I saw this movie tonight, and i could just relate so much to my life. I felt every single emotion spread in this movie. The acting was incredible, and so was the cinematography. The city was just so beautifully shot, and the characters were all so perfect. The story was great too, and it had GOOD music! It was like, my soul-mate movie. When it comes out I'm gonna buy it and watch it again, and again, and again. And the best part, is that i saw it with all of my besties. I love our time spent together :) 

Thursday, October 9, 2008

HEAAAD ache-ing


Something is wrong with me... I keep getting these random headaches. And i don't know why. And during school when I'm trying to concentrate but the only thing i can think about is my throbbing head, i seriously feel like I'm going insane.

So in one of my classes, I'm doing a huge report on this guy Ansel Adams. He was a photographer, and i just looked at some of his works, and i got really excited.

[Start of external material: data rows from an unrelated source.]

void Slam::start_chunk_ahead(int index) {
    static const bool off = std::getenv("ALVA_NO_CHUNK_AHEAD") != nullptr;
    if (off || chunk_ahead_.th.joinable()) return;
    chunk_ahead_.index = index;
    chunk_ahead_.rec = nullptr;
    chunk_ahead_.dsc.reset();
    chunk_ahead_.keys.reset();
    chunk_ahead_.objs.reset();
    chunk_ahead_.th = std::thread([this, index] {
        chunk_ahead_.rec = st->mp_arena_chunk(index);
        chunk_ahead_.dsc = HugeArray<DescBlock>(MP_CHUNK);
// ... 25 lines not shown
        if (!dsc) dsc = HugeArray<DescBlock>(MP_CHUNK);
        if (!keys) keys = HugeArray<DescKeys>(MP_CHUNK);
        if (!objs) objs = HugeArray<MapPtBox>(MP_CHUNK);
        if (!dsc || !keys || !objs) return false;
        med_log.chunks.push_back(chunk);
        med_log.desc_chunks.push_back(std::move(dsc));
        med_log.key_chunks.push_back(std::move(keys));
        mp_obj_chunks_.push_back(std::move(objs));
        static const bool timing = std::getenv("ALVA_ARENA_TIMING") != nullptr;
        if (timing)
            std::fprintf(stderr, "[arena] chunk %d: %.0f us\n", index, 1e6 * std::chrono::duration<double>(std::chrono::steady_clock::now() - t0).count());
        start_chunk_ahead(index + 1);
    }
    return true;
}

const ObsEnt *Slam::obs_of(const MapPt &mp, int kfid) const {
    const ObsEnt *o = mp.in_kf(kfid);
    if (check_obs_mirror_) {
        const FrameRec *kf = kf_raw(kfid);
        const KeyPt *kp = kf ? kf->find(mp.id()) : nullptr;
        if ((kp != nullptr) != (o != nullptr) || (kp && (std::memcmp(kp->px, o->px, 8) || std::memcmp(kp->unpx, o->unpx, 8)))) {
            std::fprintf(stderr, "alva_slam: observation mirror out of sync (map point %d, keyframe %d)\n", mp.id(), kfid);
            std::abort();
        }
    }
    return o;
}

void Slam::add_keyframe() {
    Lap fine;
    std::shared_ptr<FrameRec> kf = std::make_shared<FrameRec>(*cur);
    fine(t_fine[10]);
    for (const auto &e: kf->kps) {
        MapPt *m = mp_raw(e.first);
        if (m) m->note_px(next_kf_id, e.second);
    }
    fine(t_fine[12]);
    keyframes.emplace(next_kf_id, kf);
    if (kf_flat_.size() <= (size_t) next_kf_id) kf_flat_.resize((size_t) next_kf_id + 32, nullptr);
    kf_flat_[(size_t) next_kf_id] = kf.get();
    n_keyframes++;
    next_kf_id++;
}

void Slam::add_map_point(const Desc *d) {
    const int slot = med_log.alloc();
    if (!ensure_rec_chunk(slot)) {
        med_log.release(slot);
        fail(-3);
        return;
    }
    MapPt *mp = d ? new (mp_box_fresh(slot)) MapPt(&med_log, slot, next_mp_id, next_kf_id, *d) : new (mp_box_fresh(slot)) MapPt(&med_log, slot, next_mp_id, next_kf_id);
    map_points.insert_slot(next_mp_id, mp);
    if (mp_flat_.size() <= (size_t) next_mp_id) {
        mp_flat_.resize((size_t) next_mp_id + 4096, nullptr);
        mp_rec_.resize(mp_flat_.size(), nullptr);
        mp_slot_.resize(mp_flat_.size(), -1);
        mp_nobs_.resize(mp_flat_.size(), 0);
    }
    mp_flat_[(size_t) next_mp_id] = mp;
    mp_rec_[(size_t) next_mp_id] = mp->r;
    mp_slot_[(size_t) next_mp_id] = slot;
    sync_nobs(*mp);
    next_mp_id++;
    n_map_points++;
}

void Slam::update_map_point(int id, const double *wpt, double anchor_inv_depth) {
    MpRec *rec = rec_raw(id);
    if (!rec) return;
    mp_edits_++;
    if (rec->is3d) {
        rec->X[0] = wpt[0]; rec->X[1] = wpt[1]; rec->X[2] = wpt[2];
        if (anchor_inv_depth >= 0.) rec->inv_depth = anchor_inv_depth;
        return;
    }
    MapPt &mp = *mp_raw(id);
    if (!mp.r->is3d) {
        const ObsList obs = mp.observers();
        for (int kf: obs) {
            FrameRec *k = kf_raw(kf);
            if (k) k->turn3d(id);
            else mp.remove_obs(kf);
        }
        sync_nobs(mp);
        if (mp.r->observed) cur->turn3d(id);
    }
    mp.r->X[0] = wpt[0]; mp.r->X[1] = wpt[1]; mp.r->X[2] = wpt[2];
    mp.r->is3d = 1;
    if (anchor_inv_depth >= 0.) mp.r->inv_depth = anchor_inv_depth;
}

void Slam::merge_map_points(int prev_id, int new_id) {
    MapPt *prev = mp_raw(prev_id), *nw = mp_raw(new_id);
    if (!prev || !nw || !nw->r->is3d) return;
    const ObsList next_kfs = nw->observers(), prev_kfs = prev->observers();
    const DescKeys prev_desc = prev->kf_desc;
    for (int pk: prev_kfs) {
        auto kf = keyframes.find(pk);
        if (kf == keyframes.end()) continue;
        if (kf->second->change_id(prev_id, new_id, nw->r->is3d != 0)) {
            prev->drop_px(pk);
            nw->note_px(pk, *kf->second->find(new_id));
            nw->obs_insert(pk);
            sync_nobs(*nw);
            for (int nk: next_kfs) {
                auto co = keyframes.find(nk);
                if (co != keyframes.end()) {
                    kf->second->add_covisible(nk);
                    co->second->add_covisible(pk);
                }
            }
        }
    }
    for (int se = prev_desc.first(); se != DescKeys::END; se = prev_desc.next(se)) {
        const uint8_t *b = prev->dsc[se];
        Desc d;
        std::memcpy(d.b, b, 32);
        nw->add_desc(prev_desc.key(se), d);
    }
    if (cur->observes(prev_id)) {
        if (cur->change_id(prev_id, new_id, nw->r->is3d != 0)) set_map_point_obs(new_id);
    }
    if (prev->r->is3d) n_map_points--;
    {
        auto sh = shared_ids.find(prev_id);
        if (sh != shared_ids.end()) {
            shared_ids.emplace(new_id, sh->second);
            shared_ids.erase(sh);
        }
    }
    mp_flat_[(size_t) prev_id] = nullptr;
    mp_rec_[(size_t) prev_id] = nullptr;
    mp_slot_[(size_t) prev_id] = -1;
    mp_nobs_[(size_t) prev_id] = 0;
    map_points.erase(prev_id);
    destroy_map_point(prev);
    n_merges++;
}

void Slam::remove_keyframe(int kfid) {
    auto it = keyframes.find(kfid);
    if (it == keyframes.end()) return;
    std::vector<int> &ids = rm_ids_;
    ids.clear();
    it->second->for_each_id([&](int kid, bool) { ids.push_back(kid); });
    for (size_t i = 0; i < ids.size(); i++) {
        prefetch_mp_desc(ids.data(), i, ids.size());
        MapPt *m = mp_raw(ids[i]);
        if (m) {
            m->remove_obs(kfid);
            m->drop_px(kfid);
            sync_nobs(*m);
        }
    }
    for (const auto &c: it->second->covisible) {
        auto co = keyframes.find(c.first);
        if (co != keyframes.end()) co->second->remove_covisible(kfid);
    }
    kf_flat_[(size_t) kfid] = nullptr;
    keyframes.erase(it);
    n_keyframes--;
}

Wednesday, October 8, 2008

Fog under starry eyed skies


You're quiet and shy.
You just sit there while the crowd moves west.
But your not quiet
Because i know, just know, when you shut those eyes
Words are scrolling through your mind

You lay looking at the sky
And say nothing but a sigh
Let me think with you
Let me lay
There's such a mystery about you
That i just want to convey

Your cold hand soon turns warm in your comfort.
It just seems so easy
How hard could it be?
Well just think about the future
And shout out doubts

This will stay quiet
This will stay shy.

Sunday, October 5, 2008


Your song is my soul melody.
Nothing else matches me so perfectly
Every beat of the base
n'sync with the beat of my heart
In love with your song
As if we were one


Dream on is a distance away

Bittersweet

Well I'm sorry
But your heart will be a breakin'
What we've got here is a curse
Where we'll never get our way

So tonight was a bittersweet night. 
... 1 Michael Thomas is my favorite person in the whole world
... 2 Asians are skilled at cooking
... 3 My friends are the best of the best. from east to west :)

... 1 I can't stop thinking of you
... 2 Its sad I'm immune to this feeling
... 3 It just hurts so bad knowing you'll always be the one
sitting on the sidelines, watching the world stop for the ones you love.

i know i know its unexpected and takes time...
but why do you have to get run over in the process? 
this should be easy...

When is it my turn already
this wait better be worthwhile. 

Don't you ever get that feeling that your on the truman show?